[Task goal] For the entries below, repeat exactly each line starting with the one that contains "-909,6 +952,124 @@" and going on through the one that contains "(void**)realloc(dev->ce_dsts, dev->ce_cap * sizeof(void*));", and no others.
[Given information Boundary: Start]
diff --git a/parsec_b200/mca/b200/device_b200_internal.h b/parsec_b200/mca/b200/device_b200_internal.h
--- a/parsec_b200/mca/b200/device_b200_internal.h
+++ b/parsec_b200/mca/b200/device_b200_internal.h
@@ -9,7 +9,7 @@
 
 extern int parsec_device_b200_enabled, parsec_device_b200_enabled_index, parsec_b200_dry_run;
 extern int parsec_b200_memory_block_size, parsec_b200_memory_percentage, parsec_b200_memory_number_of_blocks;
-extern int parsec_b200_parallel_completion, parsec_b200_stage_window, parsec_b200_registration_cache;
+extern int parsec_b200_parallel_completion, parsec_b200_stage_window, parsec_b200_registration_cache, parsec_b200_dma_stage_in_batch;
 extern char *parsec_b200_trace;
 extern int parsec_b200_nvtx;
 extern int parsec_b200_cmd_slots, parsec_b200_idle_us, parsec_b200_max_workers;
diff --git a/parsec_b200/mca/b200/device_b200_module.c b/parsec_b200/mca/b200/device_b200_module.c
--- a/parsec_b200/mca/b200/device_b200_module.c
+++ b/parsec_b200/mca/b200/device_b200_module.c
@@ -70,6 +70,8 @@
     BT_LANE,
     BT_DMA_OUT
 };
+
+typedef struct b200_ce_copy_s { char *dst; const char *src; size_t bytes; } b200_ce_copy_t;
 
 typedef struct b200_task_s {
     parsec_list_item_t   item;
@@ -102,7 +104,21 @@
     struct b200_task_s  *next_free;
     struct b200_task_s  *next_done;
     struct { int32_t tile; pb2_tile_t desc; } tdesc[MAX_PARAM_COUNT];
+    int32_t              nce;
+    int32_t              cold_landed;
+    int64_t              ce_seq;
+    struct b200_task_s  *next_in_batch;
+    b200_ce_copy_t       ce[MAX_PARAM_COUNT];
 } b200_task_t;
+
+typedef struct b200_ce_batch_s {
+    struct b200_ce_batch_s *next;
+    b200_task_t         *head, *tail;
+    int64_t              seq;
+    uint64_t             bytes;
+    cudaEvent_t          ev;
+    int32_t              has_ev;
+} b200_ce_batch_t;
 
 typedef struct b200_host_range_s { char *base; size_t len; char *alias; int lazy; } b200_host_range_t;
 
@@ -120,6 +136,8 @@
     int                  dry_run;
     char                *slab_base;
     uint8_t             *tile_described;
+    int64_t             *tile_ce_seq;
+    int64_t              ce_decided;
     b200_task_t * volatile *inbox_ring;
     cudaStream_t         dma_stream;
     parsec_cuda_exec_stream_t *lane;
@@ -144,6 +162,13 @@
     parsec_list_t        cold_q;
     int32_t              nb_cold;
     parsec_list_t        waiting_event;
+    b200_ce_batch_t     *ce_open;
+    b200_ce_batch_t     *ce_first, *ce_last;
+    b200_ce_batch_t     *ce_free;
+    int64_t              ce_landed;
+    b200_ce_copy_t      *ce_scratch;
+    void               **ce_dsts, **ce_srcs;
+    size_t              *ce_sizes, ce_cap;
     int32_t              nb_settled;
     int32_t              nb_stalled;
     int32_t              again_window;
@@ -248,6 +273,7 @@
     bt->gpu_task = gpu_task; bt->state = BT_NEW; bt->ticket = -1; bt->body = -1; bt->nb_args = 0;
     bt->peer_src_mask = 0; bt->dma_out_mask = 0; bt->result = 0; bt->custom_stage = 0; bt->cold_bytes = 0;
     bt->recorded = 0; bt->has_complete_stage = 0; bt->prepared = 0; bt->cmd_built = 0; bt->defer_tiles = 0; bt->ntdesc = 0;
+    bt->nce = 0; bt->cold_landed = 0; bt->ce_seq = 0;
     bt->is_kernel = (NULL == gpu_task) || (PARSEC_GPU_TASK_TYPE_KERNEL == gpu_task->task_type);
     if( NULL != gpu_task ) gpu_task->last_data_check_epoch = (uint64_t)(uintptr_t)bt;
     return bt;
@@ -635,6 +661,8 @@
             if( PARSEC_DATA_STATUS_UNDER_TRANSFER != out->data_transfer_status ) {
                 out->data_transfer_status = PARSEC_DATA_STATUS_COMPLETE_TRANSFER;
                 parsec_data_end_transfer_ownership_to_copy(original, my, type);
+            } else if( !for_lane && dev->tile_ce_seq[b200_tile_of(dev, out)] > bt->ce_seq ) {
+                bt->ce_seq = dev->tile_ce_seq[b200_tile_of(dev, out)];
             }
             if( PARSEC_FLOW_ACCESS_WRITE & type ) out->version = src->version + 1;
         } else {
@@ -644,7 +672,13 @@
             mod->nb_data_faults += span;
             bt->cold_bytes += span;
             if( PB2_SRC_PEER == tile.src_kind ) { if( src_detour ) dev->st.peer_detours++; else dev->st.peer_pulls++; }
-            if( NULL != visible && !src_detour && !for_lane && !dev->dry_run ) {
+            if( NULL != visible && PB2_SRC_HOST == tile.src_kind && !for_lane && parsec_b200_dma_stage_in_batch > 0 ) {
+                bt->ce[bt->nce].dst = (char*)out->device_private; bt->ce[bt->nce].src = (const char*)src->device_private;
+                bt->ce[bt->nce].bytes = span; bt->nce++;
+                dev->tile_ce_seq[b200_tile_of(dev, out)] = dev->ce_decided + 1;
+                out->data_transfer_status = PARSEC_DATA_STATUS_UNDER_TRANSFER;
+                dev->st.bytes_h2d_dma += span;
+            } else if( NULL != visible && !src_detour && !for_lane && !dev->dry_run ) {
                 tile.state = PB2_TILE_INVALID;
                 tile.src_ptr = visible;
                 out->data_transfer_status = PARSEC_DATA_STATUS_UNDER_TRANSFER;
@@ -680,6 +714,15 @@
         }
         parsec_atomic_unlock(&original->lock);
     }
+    if( bt->nce ) {
+        bt->ce_seq = ++dev->ce_decided;
+        if( used_dma ) {
+            for( int c = 0; c < bt->nce; c++ )
+                B200_CUDA(cudaMemcpyAsync(bt->ce[c].dst, bt->ce[c].src, bt->ce[c].bytes, cudaMemcpyHostToDevice, dev->dma_stream),
+                          "stage-in cudaMemcpyAsync", { return PARSEC_HOOK_RETURN_ERROR; });
+            bt->nce = 0;
+        }
+    }
     return used_dma;
 }
 
@@ -909,6 +952,124 @@
     return PARSEC_HOOK_RETURN_DONE;
 }
 
+static inline int b200_ce_waits(const parsec_device_b200_module_t *dev, const b200_task_t *bt)
+{
+    return bt->nce > 0 || bt->ce_seq > dev->ce_landed;
+}
+
+static void b200_ce_add(parsec_device_b200_module_t *dev, b200_task_t *bt)
+{
+    b200_ce_batch_t *b = dev->ce_open;
+    if( NULL == b ) {
+        if( NULL != (b = dev->ce_free) ) dev->ce_free = b->next;
+        else if( NULL == (b = (b200_ce_batch_t*)calloc(1, sizeof *b)) ) abort();
+        b->next = NULL; b->head = b->tail = NULL; b->seq = 0; b->bytes = 0;
+        dev->ce_open = b;
+    }
+    bt->next_in_batch = NULL;
+    if( NULL == b->tail ) b->head = bt; else b->tail->next_in_batch = bt;
+    b->tail = bt;
+    if( bt->ce_seq > b->seq ) b->seq = bt->ce_seq;
+    b->bytes += bt->cold_bytes;
+}
+
+static int b200_ce_cmp(const void *a, const void *b)
+{
+    const char *x = ((const b200_ce_copy_t*)a)->dst, *y = ((const b200_ce_copy_t*)b)->dst;
+    return (x > y) - (x < y);
+}
+
+static int b200_ce_flush(parsec_device_b200_module_t *dev)
+{
+    b200_ce_batch_t *b = dev->ce_open;
+    if( NULL == b ) return 0;
+    dev->ce_open = NULL;
+    if( !dev->dry_run ) {
+        size_t n = 0;
+        for( b200_task_t *bt = b->head; NULL != bt; bt = bt->next_in_batch ) n += (size_t)bt->nce;
+        if( n > dev->ce_cap ) {
+            dev->ce_cap = 2 * n;
+            dev->ce_scratch = (b200_ce_copy_t*)realloc(dev->ce_scratch, dev->ce_cap * sizeof(b200_ce_copy_t));
+            dev->ce_dsts = (void**)realloc(dev->ce_dsts, dev->ce_cap * sizeof(void*));
+            dev->ce_srcs = (void**)realloc(dev->ce_srcs, dev->ce_cap * sizeof(void*));
+            dev->ce_sizes = (size_t*)realloc(dev->ce_sizes, dev->ce_cap * sizeof(size_t));
+            if( NULL == dev->ce_scratch || NULL == dev->ce_dsts || NULL == dev->ce_srcs || NULL == dev->ce_sizes ) abort();
+        }
+        b200_ce_copy_t *c = dev->ce_scratch;
+        n = 0;
+        for( b200_task_t *bt = b->head; NULL != bt; bt = bt->next_in_batch )
+            for( int k = 0; k < bt->nce; k++ ) c[n++] = bt->ce[k];
+        qsort(c, n, sizeof *c, b200_ce_cmp);
+        b200_cuda_here(dev);
+        size_t nsingle = 0;
+        for( size_t i = 0, j; i < n; i = j ) {
+            const ptrdiff_t w = (ptrdiff_t)c[i].bytes;
+            ptrdiff_t dp = 0, hp = 0;
+            j = i + 1;
+            if( j < n && c[j].bytes == c[i].bytes ) { dp = c[j].dst - c[i].dst; hp = c[j].src - c[i].src; }
+            if( dp >= w && hp >= w && dp <= INT_MAX && hp <= INT_MAX )
+                while( j < n && c[j].bytes == c[i].bytes && c[j].dst - c[j - 1].dst == dp && c[j].src - c[j - 1].src == hp ) j++;
+            if( j - i >= 2 && NULL == b200_device_visible(c[i].src, (size_t)hp * (j - i - 1) + (size_t)w) ) j = i + 1;
+            if( j - i < 2 ) { dev->ce_dsts[nsingle] = c[i].dst; dev->ce_srcs[nsingle] = (void*)c[i].src; dev->ce_sizes[nsingle++] = c[i].bytes; continue; }
+            if( dp == w && hp == w )
+                B200_CUDA(cudaMemcpyAsync(c[i].dst, c[i].src, (size_t)w * (j - i), cudaMemcpyHostToDevice, dev->dma_stream),
+                          "stage-in batch cudaMemcpyAsync", { return -1; });
+            else
+                B200_CUDA(cudaMemcpy2DAsync(c[i].dst, (size_t)dp, c[i].src, (size_t)hp, (size_t)w, j - i, cudaMemcpyHostToDevice, dev->dma_stream),
+                          "stage-in batch cudaMemcpy2DAsync", { return -1; });
+        }
+        if( 1 == nsingle ) {
+            B200_CUDA(cudaMemcpyAsync(dev->ce_dsts[0], dev->ce_srcs[0], dev->ce_sizes[0], cudaMemcpyHostToDevice, dev->dma_stream),
+                      "stage-in batch cudaMemcpyAsync", { return -1; });
+        } else if( nsingle > 1 ) {
+            struct cudaMemcpyAttributes attr;
+            size_t attr_idx = 0, fail_idx = 0;
+            memset(&attr, 0, sizeof attr);
+            attr.srcAccessOrder = cudaMemcpySrcAccessOrderStream;
+            B200_CUDA(cudaMemcpyBatchAsync(dev->ce_dsts, dev->ce_srcs, dev->ce_sizes, nsingle, &attr, &attr_idx, 1, &fail_idx, dev->dma_stream),
+                      "stage-in cudaMemcpyBatchAsync", { return -1; });
+        }
+        if( !b->has_ev ) {
+            B200_CUDA(cudaEventCreateWithFlags(&b->ev, cudaEventDisableTiming), "cudaEventCreate", { return -1; });
+            b->has_ev = 1;
+        }
+        B200_CUDA(cudaEventRecord(b->ev, dev->dma_stream), "cudaEventRecord", { return -1; });
+    }
+    if( NULL == dev->ce_last ) dev->ce_first = b; else dev->ce_last->next = b;
+    dev->ce_last = b;
+    dev->st.dma_batches++;
+    return 0;
+}
+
[Given information Boundary: End]
[Worked solution]
@@ -909,6 +952,124 @@
     return PARSEC_HOOK_RETURN_DONE;
 }
 
+static inline int b200_ce_waits(const parsec_device_b200_module_t *dev, const b200_task_t *bt)
+{
+    return bt->nce > 0 || bt->ce_seq > dev->ce_landed;
+}
+
+static void b200_ce_add(parsec_device_b200_module_t *dev, b200_task_t *bt)
+{
+    b200_ce_batch_t *b = dev->ce_open;
+    if( NULL == b ) {
+        if( NULL != (b = dev->ce_free) ) dev->ce_free = b->next;
+        else if( NULL == (b = (b200_ce_batch_t*)calloc(1, sizeof *b)) ) abort();
+        b->next = NULL; b->head = b->tail = NULL; b->seq = 0; b->bytes = 0;
+        dev->ce_open = b;
+    }
+    bt->next_in_batch = NULL;
+    if( NULL == b->tail ) b->head = bt; else b->tail->next_in_batch = bt;
+    b->tail = bt;
+    if( bt->ce_seq > b->seq ) b->seq = bt->ce_seq;
+    b->bytes += bt->cold_bytes;
+}
+
+static int b200_ce_cmp(const void *a, const void *b)
+{
+    const char *x = ((const b200_ce_copy_t*)a)->dst, *y = ((const b200_ce_copy_t*)b)->dst;
+    return (x > y) - (x < y);
+}
+
+static int b200_ce_flush(parsec_device_b200_module_t *dev)
+{
+    b200_ce_batch_t *b = dev->ce_open;
+    if( NULL == b ) return 0;
+    dev->ce_open = NULL;
+    if( !dev->dry_run ) {
+        size_t n = 0;
+        for( b200_task_t *bt = b->head; NULL != bt; bt = bt->next_in_batch ) n += (size_t)bt->nce;
+        if( n > dev->ce_cap ) {
+            dev->ce_cap = 2 * n;
+            dev->ce_scratch = (b200_ce_copy_t*)realloc(dev->ce_scratch, dev->ce_cap * sizeof(b200_ce_copy_t));
+            dev->ce_dsts = (void**)realloc(dev->ce_dsts, dev->ce_cap * sizeof(void*));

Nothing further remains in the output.